*** Input records Section Begins ***

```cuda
int make_tmap_2d_store(CUtensorMap* out, const void* base, int elem_bytes, uint64_t rows, uint64_t cols, uint64_t ld) {
  encode_tiled_fn fn = get_encode_fn();
  if (!fn) return MMAE_ERR_CUDA;
  cuuint64_t dims[2] = {cols, rows};
  cuuint64_t strides[1] = {ld * (uint64_t)elem_bytes};
  cuuint32_t box[2] = {32, 64};
  cuuint32_t estr[2] = {1, 1};
  CUresult r = fn(out, elem_bytes == 2 ? CU_TENSOR_MAP_DATA_TYPE_BFLOAT16 : CU_TENSOR_MAP_DATA_TYPE_FLOAT32, 2,
                  const_cast<void*>(base), dims, strides, box, estr,
                  CU_TENSOR_MAP_INTERLEAVE_NONE, CU_TENSOR_MAP_SWIZZLE_NONE, CU_TENSOR_MAP_L2_PROMOTION_NONE,
                  CU_TENSOR_MAP_FLOAT_OOB_FILL_NONE);
  if (r != CUDA_SUCCESS) {
    set_last_error("cuTensorMapEncodeTiled(store) failed: %d (rows=%llu cols=%llu ld=%llu base=%p)", (int)r,
                   (unsigned long long)rows, (unsigned long long)cols, (unsigned long long)ld, base);
    return MMAE_ERR_CUDA;
  }
  return MMAE_OK;
}

int make_tmap_3d_bf16(CUtensorMap* out, const void* base, uint64_t d0, uint64_t d1, uint64_t d2, uint64_t s1,
                      uint64_t s2, uint32_t b0, uint32_t b1, uint32_t b2) {
  encode_tiled_fn fn = get_encode_fn();
  if (!fn) return MMAE_ERR_CUDA;
  cuuint64_t dims[3] = {d0, d1, d2};
  cuuint64_t strides[2] = {s1 * 2, s2 * 2};
  cuuint32_t box[3] = {b0, b1, b2};
  cuuint32_t estr[3] = {1, 1, 1};
  CUresult r = fn(out, CU_TENSOR_MAP_DATA_TYPE_BFLOAT16, 3, const_cast<void*>(base), dims, strides, box, estr,
                  CU_TENSOR_MAP_INTERLEAVE_NONE, CU_TENSOR_MAP_SWIZZLE_128B, CU_TENSOR_MAP_L2_PROMOTION_L2_256B,
                  CU_TENSOR_MAP_FLOAT_OOB_FILL_NONE);
  if (r != CUDA_SUCCESS) {
    set_last_error("cuTensorMapEncodeTiled(3d) failed: %d", (int)r);
    return MMAE_ERR_CUDA;
  }
  return MMAE_OK;
}

int make_tmap_3d_bf16_store(CUtensorMap* out, const void* base, uint64_t d0, uint64_t d1, uint64_t d2, uint64_t s1,
                            uint64_t s2, uint32_t b0, uint32_t b1, uint32_t b2) {
  encode_tiled_fn fn = get_encode_fn();
  if (!fn) return MMAE_ERR_CUDA;
  cuuint64_t dims[3] = {d0, d1, d2};
  cuuint64_t strides[2] = {s1 * 2, s2 * 2};
  cuuint32_t box[3] = {b0, b1, b2};
  cuuint32_t estr[3] = {1, 1, 1};
  const CUtensorMapSwizzle sw = b0 * 2 == 128 ? CU_TENSOR_MAP_SWIZZLE_128B : (b0 * 2 == 64 ? CU_TENSOR_MAP_SWIZZLE_64B : CU_TENSOR_MAP_SWIZZLE_NONE);
  CUresult r = fn(out, CU_TENSOR_MAP_DATA_TYPE_BFLOAT16, 3, const_cast<void*>(base), dims, strides, box, estr,
                  CU_TENSOR_MAP_INTERLEAVE_NONE, sw, CU_TENSOR_MAP_L2_PROMOTION_NONE, CU_TENSOR_MAP_FLOAT_OOB_FILL_NONE);
  if (r != CUDA_SUCCESS) {
    set_last_error("cuTensorMapEncodeTiled(3d store) failed: %d", (int)r);
    return MMAE_ERR_CUDA;
  }
  return MMAE_OK;
}

}

namespace mmae {
namespace {
struct MirrorEntry {
  const float* f32;
  bf16* b16;
  int64_t n;
};
constexpr int MAX_MIRRORS = 8;
MirrorEntry g_mirror[MAX_MIRRORS];
int g_num_mirrors = 0;
}

const bf16* mirror_lookup(const float* w) {
  for (int i = 0; i < g_num_mirrors; ++i) {
    const MirrorEntry& e = g_mirror[i];
    if (w >= e.f32 && w < e.f32 + e.n) {
      const int64_t off = w - e.f32;
      if (off % 8 != 0) return nullptr;
      return e.b16 + off;
    }
  }
  return nullptr;
}
}

extern "C" int mmae_weight_mirror_register(const float* params_f32, void* mirror_bf16, int64_t n) {
  using namespace mmae;
  MMAE_CHECK(params_f32 != nullptr, MMAE_ERR_ARG, "mmae_weight_mirror_register: null parameter buffer");
  int at = -1;
  for (int i = 0; i < g_num_mirrors; ++i)
    if (g_mirror[i].f32 == params_f32) at = i;
  if (mirror_bf16 == nullptr || n <= 0) {
    if (at >= 0) g_mirror[at] = g_mirror[--g_num_mirrors];
    return MMAE_OK;
  }
  MMAE_CHECK((reinterpret_cast<uintptr_t>(params_f32) & 31) == 0 && (reinterpret_cast<uintptr_t>(mirror_bf16) & 15) == 0,
             MMAE_ERR_ARG, "mmae_weight_mirror_register: buffers must be 32-byte (fp32) / 16-byte (bf16) aligned");
  if (at < 0) {
    MMAE_CHECK(g_num_mirrors < MAX_MIRRORS, MMAE_ERR_UNSUPPORTED, "mmae_weight_mirror_register: too many mirrors");
    at = g_num_mirrors++;
  }
  g_mirror[at] = {params_f32, reinterpret_cast<bf16*>(mirror_bf16), n};
  return MMAE_OK;
}

namespace mmae {
static int g_pdl = []() {
  const char* e = getenv("MMAE_PDL");
  return e ? atoi(e) : 0;
}();
bool pdl_enabled() { return g_pdl != 0; }
}
extern "C" int mmae_set_sm_budget(int sms) {
  mmae::g_sm_budget = sms;
  return MMAE_OK;
}
extern "C" int mmae_set_pdl(int enable) {
  mmae::g_pdl = enable != 0;
  return MMAE_OK;
}

extern "C" int mmae_abi_version(void) { return MMAE_ABI_VERSION; }
extern "C" const char* mmae_last_error(void) { return mmae::g_err; }
extern "C" int64_t mmae_launch_count(void) { return mmae::g_launches.load(std::memory_order_relaxed); }

extern "C" int mmae_profile_gemm(int enable) {
  mmae::g_prof.on = enable != 0;
  if (enable) mmae::g_prof.used = 0;
  return MMAE_OK;
}
extern "C" int mmae_profile_gemm_read(double* flops, double* ms, int64_t* launches) {
  double f = 0.0, t = 0.0;
  for (size_t i = 0; i < mmae::g_prof.used; ++i) {
    if (cudaEventSynchronize(mmae::g_prof.end[i]) != cudaSuccess) return MMAE_ERR_CUDA;
    float e = 0.f;
    if (cudaEventElapsedTime(&e, mmae::g_prof.begin[i], mmae::g_prof.end[i]) != cudaSuccess) return MMAE_ERR_CUDA;
    t += e;
    f += mmae::g_prof.flops[i];
  }
  if (flops) *flops = f;
  if (ms) *ms = t;
  if (launches) *launches = (int64_t)mmae::g_prof.used;
  return MMAE_OK;
}

extern "C" int64_t mmae_profile_gemm_dump(char* buf, int64_t cap) {
  int64_t off = 0;
  for (size_t i = 0; i < mmae::g_prof.used; ++i) {
    if (cudaEventSynchronize(mmae::g_prof.end[i]) != cudaSuccess) return -1;
    float e = 0.f;
    cudaEventElapsedTime(&e, mmae::g_prof.begin[i], mmae::g_prof.end[i]);
    const int n = snprintf(buf + off, (size_t)(cap - off), "%lld %lld %lld %lld %.6f\n", mmae::g_prof.shape[4 * i],
                           mmae::g_prof.shape[4 * i + 1], mmae::g_prof.shape[4 * i + 2], mmae::g_prof.shape[4 * i + 3], e);
    if (n <= 0 || off + n >= cap) break;
    off += n;
  }
  return off;
}
```

Baseline: 3886.

## Swizzle TMA-store epilogue boxes and lend a pipeline stage for BN=256 staging

```diff
diff --git a/multimae_b200/csrc/gemm_wgmma.cu b/multimae_b200/csrc/gemm_wgmma.cu
--- a/multimae_b200/csrc/gemm_wgmma.cu
+++ b/multimae_b200/csrc/gemm_wgmma.cu
@@ -31,12 +31,13 @@
 template <int BN>
 struct GemmCfg {
   static constexpr int STAGES = BN == 256 ? 4 : (BN == 192 ? 4 : (BN == 128 ? 6 : 8));
+  static constexpr int EPI_BOXES = 2;
   static constexpr int A_BYTES = BM * BK * 2;
   static constexpr int B_BYTES = BN * BK * 2;
   static constexpr int STAGE_BYTES = A_BYTES + B_BYTES;
-  static constexpr int EPI_BOX_BYTES = 64 * 32 * 4;
+  static constexpr int EPI_BOX_BYTES = 64 * 128;
   static constexpr int EPI_OFFSET = STAGES * STAGE_BYTES;
-  static constexpr int BAR_OFFSET = EPI_OFFSET + 2 * 2 * EPI_BOX_BYTES;
+  static constexpr int BAR_OFFSET = EPI_OFFSET + 2 * EPI_BOXES * EPI_BOX_BYTES;
   static constexpr int TOTAL = BAR_OFFSET + 256 + 1024;
   static_assert(TOTAL <= 232448, "GEMM exceeds the 227 KB shared-memory limit");
 };
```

*** Input records Section Ends ***

The answer must be every line of the records that holds the string "extern".

Solution to this exercise:
extern "C" int mmae_weight_mirror_register(const float* params_f32, void* mirror_bf16, int64_t n) {
extern "C" int mmae_set_sm_budget(int sms) {
extern "C" int mmae_set_pdl(int enable) {
extern "C" int mmae_abi_version(void) { return MMAE_ABI_VERSION; }
extern "C" const char* mmae_last_error(void) { return mmae::g_err; }
extern "C" int64_t mmae_launch_count(void) { return mmae::g_launches.load(std::memory_order_relaxed); }
extern "C" int mmae_profile_gemm(int enable) {
extern "C" int mmae_profile_gemm_read(double* flops, double* ms, int64_t* launches) {
extern "C" int64_t mmae_profile_gemm_dump(char* buf, int64_t cap) {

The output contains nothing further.